Einige Regierungen haben längst verinnerlicht, dass die Weltmeere geschützt werden müssen. Die GroKo gehört leider nicht dazu.

Unterwasser-Aufnahme eines Schweinswals

Der heimische Schweinswal ist akut vom Aussterben bedroht Foto: Nature Picture Library/imago

30 Prozent der Meeresfläche sollen bis zum Jahr 2030 zu geschützten Gebieten erklärt werden – das ist die zentrale Forderung des World Oceans Day der Vereinten Nationen am 8. Juni. Mit diesem Ziel wäre ein riesiger Beitrag im Kampf gegen die Klimakrise und das Artensterben geleistet. Denn den Meeren verdanken wir nicht nur jeden zweiten Atemzug, sie bremsen auch die Erhitzung der Atmosphäre durch die Aufnahme von klimaschädlichem Kohlendioxid.

Aktuell sind weltweit gerade einmal 2,7 Prozent des Ozeans wirksam geschützt; 7 Prozent sind als Schutzgebiete ausgewiesen. Der Unterschied zwischen wirksamem Schutz und ausgewiesenem Schutzgebiet ist dabei hochpolitisch: So bestehen die Meeresschutzgebiete in der deutschen Nord- und Ostsee bislang nur auf dem Papier.

De facto ist dort kein einziges Gebiet für die Fischerei verboten und selbst Kies- und Sandabbau findet statt. Eine Praxis, die die Bezeichnung „Meeresschutzgebiet“ ad absurdum führt. Nötig wären konsequente Maßnahmen mit Nullnutzungszonen zur Erholung von Tier- und Umwelt.

Gelegenheiten, den Schutz der Meere voranzutreiben, gibt es viele: Wegweisende Entscheidungen zum Schutz der Antarktis, Regelwerke zum Schutz der Hohen See und ein neues globales Rahmenabkommen zur Rettung der Biodiversität stehen auf der Agenda.

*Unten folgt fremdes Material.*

# Tikai7/DiTTO-TTS

Hardware: NVIDIA B200
Metric: latent frames/sec per denoising step (higher is better)
Workload: dtype bf16

## Files before the change

ditto_tts_b200/csrc/cross_fused.cu:

```cuda
#include <algorithm>
#include <cstdlib>

#include "common.cuh"
#include "kernels.cuh"

namespace ditto {
namespace {

constexpr int XF_THREADS = 640;
constexpr int XF_EPI_WARP0 = 4;
constexpr int XF_EPI_WARPS = 16;
constexpr int XF_SM_WARPS = 8;
constexpr int XF_REGS_LAUNCH = 96, XF_REGS_CTRL = 56, XF_REGS_EPI = 104;
static_assert(128 * XF_REGS_CTRL + 32 * XF_EPI_WARPS * XF_REGS_EPI <= XF_THREADS * XF_REGS_LAUNCH, "register re-distribution exceeds the CTA pool");
constexpr int XF_BM = 128;
constexpr int XF_BK = 64;
constexpr int XF_NS = 64;
constexpr int XF_CH = 128;
constexpr int XF_HC = 64;
constexpr int XF_STAGES = 2;
constexpr int XF_A_BYTES = XF_BM * XF_BK * 2;
constexpr int XF_B_BYTES = XF_NS * XF_BK * 2;
constexpr int XF_STAGE_BYTES = XF_A_BYTES + XF_B_BYTES;
constexpr int XF_MAX_H = 768;
constexpr int XF_P_BYTES = XF_BM * XF_NS * 2;
constexpr int XF_VF_BOX = XF_NS * 64 * 2;
constexpr int XF_VF_RING = 3;
constexpr int XF_VF_BYTES = XF_VF_RING * XF_VF_BOX;
constexpr int XF_NB = 4;
constexpr int XF_SLAB_BYTES = XF_BM * 32 * 4;
constexpr int XF_HBUF_BYTES = 2 * XF_SLAB_BYTES;
constexpr int XF_OFF_P = XF_STAGES * XF_STAGE_BYTES;
constexpr int XF_OFF_VF = XF_OFF_P + XF_P_BYTES;
constexpr int XF_OFF_HB = XF_OFF_VF + XF_VF_BYTES;
constexpr int XF_OFF_BAR = XF_OFF_HB + XF_NB * XF_HBUF_BYTES;
constexpr int XF_BAR_BYTES = 512;
constexpr int XF_OFF_STAT = XF_OFF_BAR + XF_BAR_BYTES;
constexpr int XF_STAT_BYTES = 2 * XF_BM * 4 * 8;
constexpr int XF_SMEM_BYTES = XF_OFF_STAT + XF_STAT_BYTES + 1024 ;
static_assert(XF_SMEM_BYTES <= 232448, "exceeds the 227 KiB shared memory of an sm_100 CTA");
static_assert(XF_OFF_P % 1024 == 0 && XF_OFF_VF % 1024 == 0 && XF_OFF_HB % 1024 == 0 && XF_STAGE_BYTES % 1024 == 0,
              "swizzled operands need 1024-B alignment");
constexpr int XF_TMEM_COLS = 512;
constexpr int XF_O_BUFS = 3;
constexpr int XF_S_COL0 = XF_O_BUFS * XF_CH;

struct XfDev {
  int n_seq, T, S, H;
  int rt;
  int m_tiles, num_tiles, num_kb, num_ch, num_hc;
  int pf_dist;
  float alpha2;
  const float* sbias; long long sb_seq;
  const float* out_bias;
  const float* gamma; const float* beta;
  float inv_h;
  const float2* ln_stat; int ln_parts; const float* ln_c;
};

__device__ __forceinline__ void epi_bar_sync() { asm volatile("bar.sync 1, %0;" ::"n"(32 * XF_EPI_WARPS) : "memory"); }
__device__ __forceinline__ void quarter_bar_sync(int quarter) { asm volatile("bar.sync %0, 128;" ::"r"(2 + quarter) : "memory"); }
__device__ __forceinline__ void xf_regs_ctrl() { asm volatile("setmaxnreg.dec.sync.aligned.u32 %0;" ::"n"(XF_REGS_CTRL)); }
__device__ __forceinline__ void xf_regs_epi() { asm volatile("setmaxnreg.inc.sync.aligned.u32 %0;" ::"n"(XF_REGS_EPI)); }
__device__ __forceinline__ void tmem_ld_16x16(uint32_t taddr, uint32_t (&r)[8]) {
  asm volatile("tcgen05.ld.sync.aligned.16x256b.x2.b32 {%0, %1, %2, %3, %4, %5, %6, %7}, [%8];"
               : "=r"(r[0]), "=r"(r[1]), "=r"(r[2]), "=r"(r[3]), "=r"(r[4]), "=r"(r[5]), "=r"(r[6]), "=r"(r[7])
               : "r"(taddr)
               : "memory");
}
__device__ __forceinline__ void tma_store_4d(const CUtensorMap* m, const void* smem, int c0, int c1, int c2, int c3) {
  asm volatile("cp.async.bulk.tensor.4d.global.shared::cta.bulk_group [%0, {%2, %3, %4, %5}], [%1];" ::"l"(reinterpret_cast<uint64_t>(m)),
               "r"(smem_u32(smem)), "r"(c0), "r"(c1), "r"(c2), "r"(c3)
               : "memory");
}
__device__ __forceinline__ void tma_prefetch_4d(const CUtensorMap* m, int c0, int c1, int c2, int c3) {
  asm volatile("cp.async.bulk.prefetch.tensor.4d.L2.global.tile [%0, {%1, %2, %3, %4}];" ::"l"(reinterpret_cast<uint64_t>(m)), "r"(c0),
               "r"(c1), "r"(c2), "r"(c3)
               : "memory");
}
__device__ __forceinline__ void bulk_commit() { asm volatile("cp.async.bulk.commit_group;" ::: "memory"); }
template <int N>
__device__ __forceinline__ void bulk_wait() { asm volatile("cp.async.bulk.wait_group %0;" ::"n"(N) : "memory"); }
template <int N>
__device__ __forceinline__ void bulk_wait_read() { asm volatile("cp.async.bulk.wait_group.read %0;" ::"n"(N) : "memory"); }

__global__ void __launch_bounds__(XF_THREADS, 1)
    cross_fused_kernel(const __grid_constant__ CUtensorMap tmap_u, const __grid_constant__ CUtensorMap tmap_kf,
                       const __grid_constant__ CUtensorMap tmap_vf, const __grid_constant__ CUtensorMap tmap_h,
                       const __grid_constant__ CUtensorMap tmap_uo, const XfDev p) {
  extern __shared__ uint8_t smem_raw[];
  const uint32_t raw_addr = smem_u32(smem_raw);
  uint8_t* smem = smem_raw + ((1024u - (raw_addr & 1023u)) & 1023u);
  uint8_t* p_smem = smem + XF_OFF_P;
  uint8_t* vf_smem = smem + XF_OFF_VF;
  uint8_t* hbuf = smem + XF_OFF_HB;
  uint64_t* full_bar = reinterpret_cast<uint64_t*>(smem + XF_OFF_BAR);
  uint64_t* empty_bar = full_bar + XF_STAGES;
  uint64_t* s_full = empty_bar + XF_STAGES;
  uint64_t* s_empty = s_full + 2;
  uint64_t* p_full = s_empty + 2;
  uint64_t* vf_full = p_full + 1;
  uint64_t* vf_empty = vf_full + XF_VF_RING;
  uint64_t* o_full = vf_empty + XF_VF_RING;
  uint64_t* o_empty = o_full + XF_O_BUFS;
  uint64_t* hin_full = o_empty + XF_O_BUFS;
  uint64_t* hout_full = hin_full + XF_NB;
  uint64_t* hfree = hout_full + XF_NB;
  uint32_t* tmem_ptr = reinterpret_cast<uint32_t*>(hfree + XF_NB);
  float2* stat = reinterpret_cast<float2*>(smem + XF_OFF_STAT);
  static_assert((2 * XF_STAGES + 2 + 2 + 1 + 2 * XF_VF_RING + 2 * XF_O_BUFS + 3 * XF_NB) * 8 + 4 <= XF_BAR_BYTES, "barrier block too small");

  const int warp = warp_id_uniform();
  const int lane = threadIdx.x & 31;

  if (warp == 0 && lane == 0) {
    tma_prefetch_desc(&tmap_u);
    tma_prefetch_desc(&tmap_kf);
    tma_prefetch_desc(&tmap_vf);
    tma_prefetch_desc(&tmap_h);
    tma_prefetch_desc(&tmap_uo);
  }
  if (warp == 1 && lane == 0) {
    for (int s = 0; s < XF_STAGES; ++s) {
      mbar_init(&full_bar[s], 1);
      mbar_init(&empty_bar[s], 1);
    }
    for (int s = 0; s < 2; ++s) {
      mbar_init(&s_full[s], 1);
      mbar_init(&s_empty[s], XF_SM_WARPS);
    }
    mbar_init(p_full, XF_SM_WARPS);
    for (int s = 0; s < XF_VF_RING; ++s) {
      mbar_init(&vf_full[s], 1);
      mbar_init(&vf_empty[s], 1);
    }
    for (int s = 0; s < XF_O_BUFS; ++s) {
      mbar_init(&o_full[s], 1);
      mbar_init(&o_empty[s], XF_EPI_WARPS);
    }
    for (int s = 0; s < XF_NB; ++s) {
      mbar_init(&hin_full[s], 1);
      mbar_init(&hout_full[s], XF_EPI_WARPS);
      mbar_init(&hfree[s], 1);
    }
    fence_barrier_init();
  }
  if (warp == 2) tmem_alloc<XF_TMEM_COLS>(tmem_ptr);
  tcgen05_fence_before();
  __syncthreads();
  tcgen05_fence_after();
  const uint32_t tmem_base = *tmem_ptr;
  const int first = blockIdx.x, step = gridDim.x;

  if (warp == 0) {
    xf_regs_ctrl();
    {
      const bool leader = elect_one();
      int stage = 0;
      uint32_t phase = 0;
      uint32_t vc = 0;
      const uint32_t stage_tx = static_cast<uint32_t>(p.rt) * (XF_BK * 2) + XF_B_BYTES;
      auto load_scores_operands = [&](int tile) {
        const int seq = tile / p.m_tiles, mb = tile - seq * p.m_tiles;
        for (int kb = 0; kb < p.num_kb; ++kb) {
          mbar_wait(&empty_bar[stage], phase ^ 1u);
          if (leader) {
            uint8_t* sa = smem + stage * XF_STAGE_BYTES;
            mbar_expect_tx(&full_bar[stage], stage_tx);
            tma_load_4d(&tmap_u, &full_bar[stage], sa, kb * XF_BK, mb * p.rt, 0, seq);
            tma_load_4d(&tmap_kf, &full_bar[stage], sa + XF_A_BYTES, kb * XF_BK, 0, 0, seq);
          }
          __syncwarp();
          if (++stage == XF_STAGES) { stage = 0; phase ^= 1u; }
        }
      };
      if (first < p.num_tiles) load_scores_operands(first);
      for (int tile = first; tile < p.num_tiles; tile += step) {
        const int seq = tile / p.m_tiles;
        for (int hc = 0; hc < p.num_hc; ++hc, ++vc) {
          const uint32_t vs = vc % XF_VF_RING;
          mbar_wait(&vf_empty[vs], ((vc / XF_VF_RING) & 1u) ^ 1u);
          if (leader) {
            mbar_expect_tx(&vf_full[vs], XF_VF_BOX);
            tma_load_4d(&tmap_vf, &vf_full[vs], vf_smem + vs * XF_VF_BOX, hc * XF_HC, 0, 0, seq);
          }
          __syncwarp();
        }
        if (tile + step < p.num_tiles) load_scores_operands(tile + step);
      }
    }
  } else if (warp == 1) {
    xf_regs_ctrl();
    {
      const bool leader = elect_one();
      constexpr uint32_t idesc_s = umma_idesc_bf16(XF_BM, XF_NS, false, false);
      constexpr uint32_t idesc_o = umma_idesc_bf16(XF_BM, XF_HC, false, true);
      const uint64_t ds0 = umma_smem_desc(smem_u32(smem), 16, 1024);
      const uint64_t dp0 = umma_smem_desc(smem_u32(p_smem), 16, 1024);
      const uint64_t dv0 = umma_smem_desc(smem_u32(vf_smem), XF_VF_BOX, 1024);
      int stage = 0;
      uint32_t phase = 0;
      auto issue_scores = [&](uint32_t j) {
        const uint32_t sb = j & 1u;
        mbar_wait(&s_empty[sb], ((j >> 1) & 1u) ^ 1u);
        tcgen05_fence_after();
        const uint32_t d_tmem = tmem_base + XF_S_COL0 + sb * XF_NS;
        for (int kb = 0; kb < p.num_kb; ++kb) {
          mbar_wait(&full_bar[stage], phase);
          tcgen05_fence_after();
          if (leader) {
            const uint64_t da = ds0 + static_cast<uint64_t>((stage * XF_STAGE_BYTES) >> 4);
#pragma unroll
            for (int k = 0; k < XF_BK / 16; ++k)
              umma_bf16(d_tmem, da + ((k * 32) >> 4), da + ((XF_A_BYTES + k * 32) >> 4), idesc_s, (kb | k) != 0 ? 1u : 0u);
            umma_commit(&empty_bar[stage]);
          }
          __syncwarp();
          if (++stage == XF_STAGES) { stage = 0; phase ^= 1u; }
        }
        if (leader) umma_commit(&s_full[sb]);
        __syncwarp();
      };
      uint32_t it = 0, oc = 0, vc = 0;
      if (first < p.num_tiles) issue_scores(0);
      for (int tile = first; tile < p.num_tiles; tile += step, ++it) {
        mbar_wait(p_full, it & 1u);
        for (int hc = 0; hc < p.num_hc; ++hc, ++vc) {
          const uint32_t ob = oc % XF_O_BUFS, vs = vc % XF_VF_RING;
          mbar_wait(&vf_full[vs], (vc / XF_VF_RING) & 1u);
          if ((hc & 1) == 0) mbar_wait(&o_empty[ob], ((oc / XF_O_BUFS) & 1u) ^ 1u);
          tcgen05_fence_after();
          if (leader) {
            const uint32_t d_tmem = tmem_base + ob * XF_CH + (hc & 1) * XF_HC;
            const uint64_t dv = dv0 + static_cast<uint64_t>((vs * XF_VF_BOX) >> 4);
#pragma unroll
            for (int k = 0; k < XF_NS / 16; ++k)
              umma_bf16(d_tmem, dp0 + ((k * 32) >> 4), dv + ((k * (16 * 128)) >> 4), idesc_o, k != 0 ? 1u : 0u);
            umma_commit(&vf_empty[vs]);
            if (hc & 1) umma_commit(&o_full[ob]);
          }
          __syncwarp();
          if (hc & 1) ++oc;
        }
        if (tile + step < p.num_tiles) issue_scores(it + 1);
      }
    }
  } else if (warp == 2 || warp == 3) {
    xf_regs_ctrl();
    {
      const bool leader = elect_one();
      const int my_tiles = first < p.num_tiles ? (p.num_tiles - 1 - first) / step + 1 : 0;
      const int jobs_per_tile = 2 * p.num_hc;
      const int J = my_tiles * jobs_per_tile;
      auto job_coords = [&](int j, int& seq, int& row, int& pass, int& hc) {
        const int ti = j / jobs_per_tile, r = j - ti * jobs_per_tile;
        const int tile = first + ti * step;
        seq = tile / p.m_tiles;
        row = (tile - seq * p.m_tiles) * p.rt;
        pass = r / p.num_hc;
        hc = r - pass * p.num_hc;
      };
      if (warp == 2) {
        const int P0 = my_tiles * p.num_hc;
        int pf_next = 0;
        auto prefetch_upto = [&](int limit) {
          if (p.pf_dist <= 0) return;
          limit = limit < P0 ? limit : P0;
          for (; pf_next < limit; ++pf_next) {
            const int ti = pf_next / p.num_hc, hc = pf_next - ti * p.num_hc;
            const int tile = first + ti * step, seq = tile / p.m_tiles, row = (tile - seq * p.m_tiles) * p.rt;
            if (leader && pf_next >= XF_NB) {
              tma_prefetch_4d(&tmap_h, hc * XF_HC, row, 0, seq);
              tma_prefetch_4d(&tmap_h, hc * XF_HC + 32, row, 0, seq);
            }
          }
        };
        for (int j = 0; j < J; ++j) {
          int seq, row, pass, hc;
          job_coords(j, seq, row, pass, hc);
          const int b = j % XF_NB;
          const int ti = j / jobs_per_tile;
          prefetch_upto(pass == 0 ? ti * p.num_hc + hc + p.pf_dist + 1 : (ti + 1) * p.num_hc + p.pf_dist + (hc + 1) / 2 + 1);
          mbar_wait(&hfree[b], ((j / XF_NB) & 1u) ^ 1u);
          if (leader) {
            uint8_t* buf = hbuf + b * XF_HBUF_BYTES;
            mbar_expect_tx(&hin_full[b], static_cast<uint32_t>(p.rt) * 256);
            tma_load_4d(&tmap_h, &hin_full[b], buf, hc * XF_HC, row, 0, seq);
            tma_load_4d(&tmap_h, &hin_full[b], buf + XF_SLAB_BYTES, hc * XF_HC + 32, row, 0, seq);
          }
          __syncwarp();
        }
      } else {
        for (int j = 0; j < J; ++j) {
          const int b = j % XF_NB;
          mbar_wait(&hout_full[b], (j / XF_NB) & 1u);
          int seq, row, pass, hc;
          job_coords(j, seq, row, pass, hc);
          if (leader) {
            const uint8_t* buf = hbuf + b * XF_HBUF_BYTES;
            if (pass == 0) {
              tma_store_4d(&tmap_h, buf, hc * XF_HC, row, 0, seq);
              tma_store_4d(&tmap_h, buf + XF_SLAB_BYTES, hc * XF_HC + 32, row, 0, seq);
            } else {
              tma_store_4d(&tmap_uo, buf, hc * XF_HC, row, 0, seq);
            }
            bulk_commit();
            const int jn = j - 1 + XF_NB;
            if (j >= 1 && jn < J) {
              bulk_wait_read<1>();
              if ((jn % jobs_per_tile) >= p.num_hc) {
                if (p.num_hc - XF_NB + 1 > 8) bulk_wait<8>();
                else bulk_wait<1>();
              }
              mbar_arrive(&hfree[(j - 1) % XF_NB]);
            }
          }
          __syncwarp();
        }
        if (leader) bulk_wait<0>();
        __syncwarp();
      }
    }
  } else if (warp >= XF_EPI_WARP0) {
    xf_regs_epi();
    const int ew = warp - XF_EPI_WARP0;
    const int quarter = warp & 3;
    const int sub = ew >> 2;
    const int g = lane >> 2, q = lane & 3, q2 = q * 2;
    const bool writer = q == 0;
    uint32_t it = 0, oc = 0, job = 0;
    for (int tile = first; tile < p.num_tiles; tile += step, ++it) {
      const int seq = tile / p.m_tiles;
      const uint32_t sb = it & 1u;
      if (sub < 2) {
        const int trow = quarter * 32 + sub * 16;
        const float* bias = p.sbias + seq * p.sb_seq;
        float2 bb[8];
#pragma unroll
        for (int kb = 0; kb < 8; ++kb) {
          const int c = kb * 8 + q2;
          bb[kb].x = c < p.S ? __ldg(bias + c) * 1.4426950408889634f : 0.f;
          bb[kb].y = c + 1 < p.S ? __ldg(bias + c + 1) * 1.4426950408889634f : 0.f;
        }
        float aA = p.alpha2, nA = 0.f, aB = p.alpha2, nB = 0.f;
        float2 cc[8];
#pragma unroll
        for (int kb = 0; kb < 8; ++kb) cc[kb] = make_float2(0.f, 0.f);
        if (p.ln_stat != nullptr) {
          const float* lnc = p.ln_c + seq * p.sb_seq;
#pragma unroll
          for (int kb = 0; kb < 8; ++kb) {
            const int c = kb * 8 + q2;
            cc[kb].x = c < p.S ? __ldg(lnc + c) : 0.f;
            cc[kb].y = c + 1 < p.S ? __ldg(lnc + c + 1) : 0.f;
          }
          const int mbt = tile - seq * p.m_tiles;
          const int lrA = mbt * p.rt + trow + g;
#pragma unroll
          for (int half = 0; half < 2; ++half) {
            const int lr = lrA + half * 8;
            float sm = 0.f, sq = 0.f;
            if (lr < p.T) {
              const float2* sp2 = p.ln_stat + (static_cast<long long>(seq) * p.T + lr) * p.ln_parts;
              for (int c = 0; c < p.ln_parts; ++c) {
                const float2 v = __ldg(sp2 + c);
                sm += v.x; sq += v.y;
              }
            }
            const float mean = sm * p.inv_h;
            const float rstd = rsqrtf(fmaxf(fmaf(-mean, mean, sq * p.inv_h), 0.f) + 1e-5f);
            if (half == 0) { aA = rstd * p.alpha2; nA = -mean * aA; }
            else { aB = rstd * p.alpha2; nB = -mean * aB; }
          }
        }
        mbar_wait(&s_full[sb], (it >> 1) & 1u);
        tcgen05_fence_after();
        uint32_t r[32];
        tmem_ld_16x64(tmem_base + (static_cast<uint32_t>(trow) << 16) + XF_S_COL0 + sb * XF_NS, r);
        tmem_ld_wait();
        tcgen05_fence_before();
        __syncwarp();
        if (lane == 0) mbar_arrive(&s_empty[sb]);
        float mA = -INFINITY, mB = -INFINITY;
#pragma unroll
// ... 213 lines not shown
  }
  return 0;
}

}

bool cross_fused_supported(int64_t T, int64_t S, int H, int heads) {
  return heads == 1 && S >= 1 && S <= XF_NS && H % XF_CH == 0 && H >= XF_NB * XF_HC && H <= XF_MAX_H && T >= 1;
}
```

Leerstelle muss gefüllt werden

Einige Regierungen haben die Notwendigkeit einer meerespolitischen Wende längst verinnerlicht. Die USA unter Präsident Joe Biden haben in die Kampagne zum Schutz der antarktischen Gewässer wieder Bewegung gebracht. Der Bundesregierung hingegen mangelt es schlicht an einer Strategie.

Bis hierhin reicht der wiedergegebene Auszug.